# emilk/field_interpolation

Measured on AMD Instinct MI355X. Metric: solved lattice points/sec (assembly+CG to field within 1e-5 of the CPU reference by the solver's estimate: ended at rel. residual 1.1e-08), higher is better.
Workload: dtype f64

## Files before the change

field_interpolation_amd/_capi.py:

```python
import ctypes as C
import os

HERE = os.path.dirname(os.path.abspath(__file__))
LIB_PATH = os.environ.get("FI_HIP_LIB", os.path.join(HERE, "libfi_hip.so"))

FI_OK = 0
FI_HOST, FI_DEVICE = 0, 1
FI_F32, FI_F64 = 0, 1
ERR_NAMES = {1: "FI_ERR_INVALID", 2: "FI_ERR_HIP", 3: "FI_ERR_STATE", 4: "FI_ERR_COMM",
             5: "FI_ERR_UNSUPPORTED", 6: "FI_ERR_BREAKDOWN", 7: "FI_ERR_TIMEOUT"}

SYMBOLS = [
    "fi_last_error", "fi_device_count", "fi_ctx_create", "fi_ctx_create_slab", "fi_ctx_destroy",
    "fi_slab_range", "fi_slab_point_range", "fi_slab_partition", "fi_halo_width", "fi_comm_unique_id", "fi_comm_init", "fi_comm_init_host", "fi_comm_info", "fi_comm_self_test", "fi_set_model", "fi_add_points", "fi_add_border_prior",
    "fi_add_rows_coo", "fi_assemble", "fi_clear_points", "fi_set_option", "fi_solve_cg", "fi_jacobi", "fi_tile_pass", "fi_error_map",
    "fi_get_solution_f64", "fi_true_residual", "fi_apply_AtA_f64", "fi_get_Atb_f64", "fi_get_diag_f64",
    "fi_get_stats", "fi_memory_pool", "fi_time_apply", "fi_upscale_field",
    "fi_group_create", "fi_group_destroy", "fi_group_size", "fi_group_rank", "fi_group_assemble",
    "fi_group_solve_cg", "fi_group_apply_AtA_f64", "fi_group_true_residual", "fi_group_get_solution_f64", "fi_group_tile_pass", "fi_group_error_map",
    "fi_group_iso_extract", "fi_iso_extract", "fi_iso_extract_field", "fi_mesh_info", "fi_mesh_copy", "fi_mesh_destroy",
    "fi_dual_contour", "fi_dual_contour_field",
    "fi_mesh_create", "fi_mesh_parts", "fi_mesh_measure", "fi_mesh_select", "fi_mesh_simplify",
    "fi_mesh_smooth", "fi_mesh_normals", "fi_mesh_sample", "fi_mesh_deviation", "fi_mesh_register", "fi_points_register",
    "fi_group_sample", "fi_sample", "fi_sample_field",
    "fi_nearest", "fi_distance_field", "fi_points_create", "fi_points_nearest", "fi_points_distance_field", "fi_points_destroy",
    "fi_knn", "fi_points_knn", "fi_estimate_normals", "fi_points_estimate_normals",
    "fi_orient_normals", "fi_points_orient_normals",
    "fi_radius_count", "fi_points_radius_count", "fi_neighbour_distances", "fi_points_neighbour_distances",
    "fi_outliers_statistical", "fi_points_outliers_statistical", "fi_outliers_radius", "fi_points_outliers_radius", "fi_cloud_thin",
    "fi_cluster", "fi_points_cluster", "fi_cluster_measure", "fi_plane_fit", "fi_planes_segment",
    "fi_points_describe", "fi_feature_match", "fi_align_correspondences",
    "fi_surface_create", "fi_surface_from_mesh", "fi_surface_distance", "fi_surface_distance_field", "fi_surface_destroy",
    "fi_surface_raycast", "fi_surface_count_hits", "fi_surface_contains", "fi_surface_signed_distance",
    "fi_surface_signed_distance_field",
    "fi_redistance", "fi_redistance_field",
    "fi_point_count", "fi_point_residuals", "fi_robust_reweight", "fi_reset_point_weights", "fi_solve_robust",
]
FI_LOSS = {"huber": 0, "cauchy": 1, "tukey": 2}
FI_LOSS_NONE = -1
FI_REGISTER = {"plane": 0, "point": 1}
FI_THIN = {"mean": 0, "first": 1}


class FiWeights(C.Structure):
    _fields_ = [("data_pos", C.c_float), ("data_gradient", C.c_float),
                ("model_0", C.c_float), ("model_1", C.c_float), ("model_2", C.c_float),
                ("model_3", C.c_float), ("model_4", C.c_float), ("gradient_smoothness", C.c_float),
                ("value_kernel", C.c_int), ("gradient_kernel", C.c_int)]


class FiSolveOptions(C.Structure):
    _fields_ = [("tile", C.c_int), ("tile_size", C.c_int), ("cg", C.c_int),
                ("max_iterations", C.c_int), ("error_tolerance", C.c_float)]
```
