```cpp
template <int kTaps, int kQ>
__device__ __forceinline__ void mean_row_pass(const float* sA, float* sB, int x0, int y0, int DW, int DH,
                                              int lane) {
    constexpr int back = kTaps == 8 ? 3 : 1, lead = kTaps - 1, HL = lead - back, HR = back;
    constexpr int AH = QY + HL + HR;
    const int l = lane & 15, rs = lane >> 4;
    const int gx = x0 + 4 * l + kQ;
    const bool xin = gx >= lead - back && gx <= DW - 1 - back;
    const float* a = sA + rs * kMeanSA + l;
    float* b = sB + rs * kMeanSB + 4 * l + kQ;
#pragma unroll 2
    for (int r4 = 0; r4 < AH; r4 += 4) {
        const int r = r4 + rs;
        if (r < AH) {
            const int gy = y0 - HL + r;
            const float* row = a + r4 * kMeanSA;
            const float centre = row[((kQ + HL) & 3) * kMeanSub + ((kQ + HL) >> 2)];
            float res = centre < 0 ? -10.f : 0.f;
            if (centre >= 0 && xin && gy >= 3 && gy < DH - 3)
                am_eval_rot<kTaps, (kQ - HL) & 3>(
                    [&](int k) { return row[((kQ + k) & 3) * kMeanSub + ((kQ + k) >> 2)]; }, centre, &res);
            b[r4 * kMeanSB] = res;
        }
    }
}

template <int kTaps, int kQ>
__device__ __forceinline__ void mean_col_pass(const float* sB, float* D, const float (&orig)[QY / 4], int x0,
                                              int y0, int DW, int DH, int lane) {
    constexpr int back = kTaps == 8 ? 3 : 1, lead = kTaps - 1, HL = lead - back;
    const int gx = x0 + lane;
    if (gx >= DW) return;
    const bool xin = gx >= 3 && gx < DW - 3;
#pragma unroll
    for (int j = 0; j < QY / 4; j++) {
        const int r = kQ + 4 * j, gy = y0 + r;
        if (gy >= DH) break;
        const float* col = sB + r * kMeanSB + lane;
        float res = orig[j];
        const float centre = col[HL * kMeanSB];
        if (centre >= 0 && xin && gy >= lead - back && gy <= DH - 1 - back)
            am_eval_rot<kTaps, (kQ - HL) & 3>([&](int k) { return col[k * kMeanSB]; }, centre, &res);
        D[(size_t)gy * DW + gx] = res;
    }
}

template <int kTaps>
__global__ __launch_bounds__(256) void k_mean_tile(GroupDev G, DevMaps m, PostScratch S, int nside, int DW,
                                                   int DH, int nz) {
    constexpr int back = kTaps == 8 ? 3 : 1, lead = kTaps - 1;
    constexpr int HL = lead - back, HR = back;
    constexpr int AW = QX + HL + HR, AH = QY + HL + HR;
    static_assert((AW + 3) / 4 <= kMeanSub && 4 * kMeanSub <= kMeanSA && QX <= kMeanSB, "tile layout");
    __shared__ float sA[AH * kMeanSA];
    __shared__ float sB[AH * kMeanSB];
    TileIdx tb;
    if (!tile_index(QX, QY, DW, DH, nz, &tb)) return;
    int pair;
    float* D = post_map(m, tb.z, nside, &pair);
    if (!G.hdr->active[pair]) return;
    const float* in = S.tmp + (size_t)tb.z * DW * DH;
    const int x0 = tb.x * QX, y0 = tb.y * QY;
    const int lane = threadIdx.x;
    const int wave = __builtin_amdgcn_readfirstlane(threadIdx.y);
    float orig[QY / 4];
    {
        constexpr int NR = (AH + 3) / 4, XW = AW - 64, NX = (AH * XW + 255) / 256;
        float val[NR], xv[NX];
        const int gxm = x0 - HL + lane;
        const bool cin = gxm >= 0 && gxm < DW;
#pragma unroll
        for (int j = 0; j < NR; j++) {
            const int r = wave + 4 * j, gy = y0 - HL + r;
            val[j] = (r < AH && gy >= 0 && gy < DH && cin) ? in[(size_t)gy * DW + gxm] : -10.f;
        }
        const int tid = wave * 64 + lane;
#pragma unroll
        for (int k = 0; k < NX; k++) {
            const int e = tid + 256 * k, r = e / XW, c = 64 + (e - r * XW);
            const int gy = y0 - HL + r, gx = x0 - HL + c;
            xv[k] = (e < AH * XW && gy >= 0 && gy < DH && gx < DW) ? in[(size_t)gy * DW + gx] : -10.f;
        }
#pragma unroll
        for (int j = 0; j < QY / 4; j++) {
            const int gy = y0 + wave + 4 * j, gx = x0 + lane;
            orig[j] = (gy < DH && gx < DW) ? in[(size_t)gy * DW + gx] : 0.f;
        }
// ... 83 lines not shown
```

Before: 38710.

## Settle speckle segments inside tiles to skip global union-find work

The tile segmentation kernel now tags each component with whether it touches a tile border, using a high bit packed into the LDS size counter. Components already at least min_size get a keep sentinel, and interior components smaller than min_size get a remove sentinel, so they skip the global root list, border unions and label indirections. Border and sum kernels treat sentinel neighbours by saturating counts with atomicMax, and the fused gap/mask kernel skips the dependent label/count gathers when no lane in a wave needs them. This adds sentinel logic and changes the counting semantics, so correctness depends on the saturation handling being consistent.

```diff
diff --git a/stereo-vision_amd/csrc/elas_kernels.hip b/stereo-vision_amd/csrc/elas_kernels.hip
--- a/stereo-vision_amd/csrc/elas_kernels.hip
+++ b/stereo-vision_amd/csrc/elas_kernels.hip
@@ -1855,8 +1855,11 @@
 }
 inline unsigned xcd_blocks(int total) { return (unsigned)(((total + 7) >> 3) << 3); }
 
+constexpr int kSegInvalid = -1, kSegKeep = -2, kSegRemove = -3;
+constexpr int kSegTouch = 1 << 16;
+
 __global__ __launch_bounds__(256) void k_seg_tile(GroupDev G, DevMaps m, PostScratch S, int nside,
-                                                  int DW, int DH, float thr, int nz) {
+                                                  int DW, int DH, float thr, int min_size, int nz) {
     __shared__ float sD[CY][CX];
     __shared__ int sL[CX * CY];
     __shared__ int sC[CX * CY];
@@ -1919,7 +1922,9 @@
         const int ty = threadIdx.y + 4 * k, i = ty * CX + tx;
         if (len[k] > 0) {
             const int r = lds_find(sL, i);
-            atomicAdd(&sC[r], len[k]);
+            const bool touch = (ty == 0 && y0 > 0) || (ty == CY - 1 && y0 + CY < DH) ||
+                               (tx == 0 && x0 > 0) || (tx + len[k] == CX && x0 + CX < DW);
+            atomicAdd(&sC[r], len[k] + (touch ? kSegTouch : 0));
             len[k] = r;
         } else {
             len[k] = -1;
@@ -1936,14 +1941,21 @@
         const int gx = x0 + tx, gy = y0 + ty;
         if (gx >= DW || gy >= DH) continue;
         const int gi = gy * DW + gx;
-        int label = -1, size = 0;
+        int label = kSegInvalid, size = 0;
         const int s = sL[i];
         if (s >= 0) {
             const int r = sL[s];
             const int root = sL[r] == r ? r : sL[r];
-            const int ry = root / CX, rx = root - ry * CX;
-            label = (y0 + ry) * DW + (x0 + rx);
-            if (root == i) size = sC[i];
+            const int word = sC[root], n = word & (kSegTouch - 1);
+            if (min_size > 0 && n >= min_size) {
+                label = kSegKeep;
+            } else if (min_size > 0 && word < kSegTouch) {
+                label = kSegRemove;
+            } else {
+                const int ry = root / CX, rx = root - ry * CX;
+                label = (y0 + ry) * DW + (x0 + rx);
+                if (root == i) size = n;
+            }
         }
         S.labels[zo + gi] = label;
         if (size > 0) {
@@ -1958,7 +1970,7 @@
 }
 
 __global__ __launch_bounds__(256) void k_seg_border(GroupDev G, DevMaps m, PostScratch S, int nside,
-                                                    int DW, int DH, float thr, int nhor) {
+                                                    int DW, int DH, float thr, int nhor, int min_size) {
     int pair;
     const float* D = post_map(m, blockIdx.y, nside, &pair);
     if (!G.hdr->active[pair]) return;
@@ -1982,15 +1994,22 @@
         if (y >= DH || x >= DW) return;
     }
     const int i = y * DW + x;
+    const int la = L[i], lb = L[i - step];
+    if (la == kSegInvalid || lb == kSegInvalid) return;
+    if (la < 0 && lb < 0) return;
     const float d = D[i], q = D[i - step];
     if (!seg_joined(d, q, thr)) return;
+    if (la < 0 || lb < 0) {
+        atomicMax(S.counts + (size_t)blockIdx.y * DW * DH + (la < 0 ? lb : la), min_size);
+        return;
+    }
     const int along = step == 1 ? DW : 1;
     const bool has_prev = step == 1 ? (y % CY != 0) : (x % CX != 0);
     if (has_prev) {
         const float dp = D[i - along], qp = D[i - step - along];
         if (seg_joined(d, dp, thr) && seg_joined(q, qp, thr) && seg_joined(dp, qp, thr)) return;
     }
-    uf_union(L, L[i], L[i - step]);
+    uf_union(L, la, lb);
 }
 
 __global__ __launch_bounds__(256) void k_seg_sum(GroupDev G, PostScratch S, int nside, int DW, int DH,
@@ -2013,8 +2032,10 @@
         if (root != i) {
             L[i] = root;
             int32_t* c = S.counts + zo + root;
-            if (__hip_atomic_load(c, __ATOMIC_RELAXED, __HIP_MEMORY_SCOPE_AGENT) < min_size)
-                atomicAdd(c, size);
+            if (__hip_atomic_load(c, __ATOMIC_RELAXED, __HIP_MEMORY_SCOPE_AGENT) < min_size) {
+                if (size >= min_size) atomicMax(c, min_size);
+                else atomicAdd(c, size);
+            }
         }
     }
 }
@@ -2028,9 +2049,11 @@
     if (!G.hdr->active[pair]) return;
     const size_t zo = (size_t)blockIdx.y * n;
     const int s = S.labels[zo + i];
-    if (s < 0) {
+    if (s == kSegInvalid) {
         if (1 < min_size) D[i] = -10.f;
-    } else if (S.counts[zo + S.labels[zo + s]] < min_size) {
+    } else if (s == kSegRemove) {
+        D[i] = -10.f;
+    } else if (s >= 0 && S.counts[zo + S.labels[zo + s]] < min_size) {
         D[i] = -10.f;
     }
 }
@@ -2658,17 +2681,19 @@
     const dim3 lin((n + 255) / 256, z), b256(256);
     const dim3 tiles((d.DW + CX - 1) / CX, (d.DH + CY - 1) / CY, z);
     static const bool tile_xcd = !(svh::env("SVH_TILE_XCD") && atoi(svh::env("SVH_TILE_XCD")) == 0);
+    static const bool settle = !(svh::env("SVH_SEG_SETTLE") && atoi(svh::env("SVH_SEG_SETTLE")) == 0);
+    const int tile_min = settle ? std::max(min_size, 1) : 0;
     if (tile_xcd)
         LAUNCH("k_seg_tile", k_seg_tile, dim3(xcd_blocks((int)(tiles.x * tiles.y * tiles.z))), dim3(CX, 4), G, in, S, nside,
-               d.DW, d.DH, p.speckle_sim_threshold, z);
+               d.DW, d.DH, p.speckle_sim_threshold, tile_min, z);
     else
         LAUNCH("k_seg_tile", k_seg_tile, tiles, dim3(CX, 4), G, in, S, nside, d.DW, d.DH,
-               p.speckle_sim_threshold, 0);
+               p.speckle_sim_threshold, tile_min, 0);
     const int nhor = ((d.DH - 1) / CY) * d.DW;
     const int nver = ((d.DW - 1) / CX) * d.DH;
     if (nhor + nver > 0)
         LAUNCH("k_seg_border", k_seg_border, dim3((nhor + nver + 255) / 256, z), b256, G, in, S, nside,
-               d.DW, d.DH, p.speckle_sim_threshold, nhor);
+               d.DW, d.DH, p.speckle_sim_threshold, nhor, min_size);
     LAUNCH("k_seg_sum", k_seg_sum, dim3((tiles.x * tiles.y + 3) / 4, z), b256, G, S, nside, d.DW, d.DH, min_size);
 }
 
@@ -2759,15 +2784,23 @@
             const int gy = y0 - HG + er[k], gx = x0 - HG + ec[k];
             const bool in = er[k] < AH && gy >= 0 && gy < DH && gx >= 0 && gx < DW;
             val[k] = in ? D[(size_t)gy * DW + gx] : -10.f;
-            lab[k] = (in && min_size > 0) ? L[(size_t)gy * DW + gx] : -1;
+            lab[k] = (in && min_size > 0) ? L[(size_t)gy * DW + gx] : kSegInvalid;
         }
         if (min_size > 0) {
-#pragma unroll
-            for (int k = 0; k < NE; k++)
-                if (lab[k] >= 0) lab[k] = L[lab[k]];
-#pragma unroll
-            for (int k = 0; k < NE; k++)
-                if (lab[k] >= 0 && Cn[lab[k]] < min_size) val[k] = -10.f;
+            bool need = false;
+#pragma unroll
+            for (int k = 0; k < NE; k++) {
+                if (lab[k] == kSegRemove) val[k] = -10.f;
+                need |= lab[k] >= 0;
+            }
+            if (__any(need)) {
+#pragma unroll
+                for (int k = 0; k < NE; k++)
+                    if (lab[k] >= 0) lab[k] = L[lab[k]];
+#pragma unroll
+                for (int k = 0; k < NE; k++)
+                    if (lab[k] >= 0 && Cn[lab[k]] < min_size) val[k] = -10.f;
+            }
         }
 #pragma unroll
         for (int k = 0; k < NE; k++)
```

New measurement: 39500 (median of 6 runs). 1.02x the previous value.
**********
» **What to do**: Every line of the entries above that holds "atomicMax" should be copied out.

» **Task result**:
The tile segmentation kernel now tags each component with whether it touches a tile border, using a high bit packed into the LDS size counter. Components already at least min_size get a keep sentinel, and interior components smaller than min_size get a remove sentinel, so they skip the global root list, border unions and label indirections. Border and sum kernels treat sentinel neighbours by saturating counts with atomicMax, and the fused gap/mask kernel skips the dependent label/count gathers when no lane in a wave needs them. This adds sentinel logic and changes the counting semantics, so correctness depends on the saturation handling being consistent.
+        atomicMax(S.counts + (size_t)blockIdx.y * DW * DH + (la < 0 ? lb : la), min_size);
+                if (size >= min_size) atomicMax(c, min_size);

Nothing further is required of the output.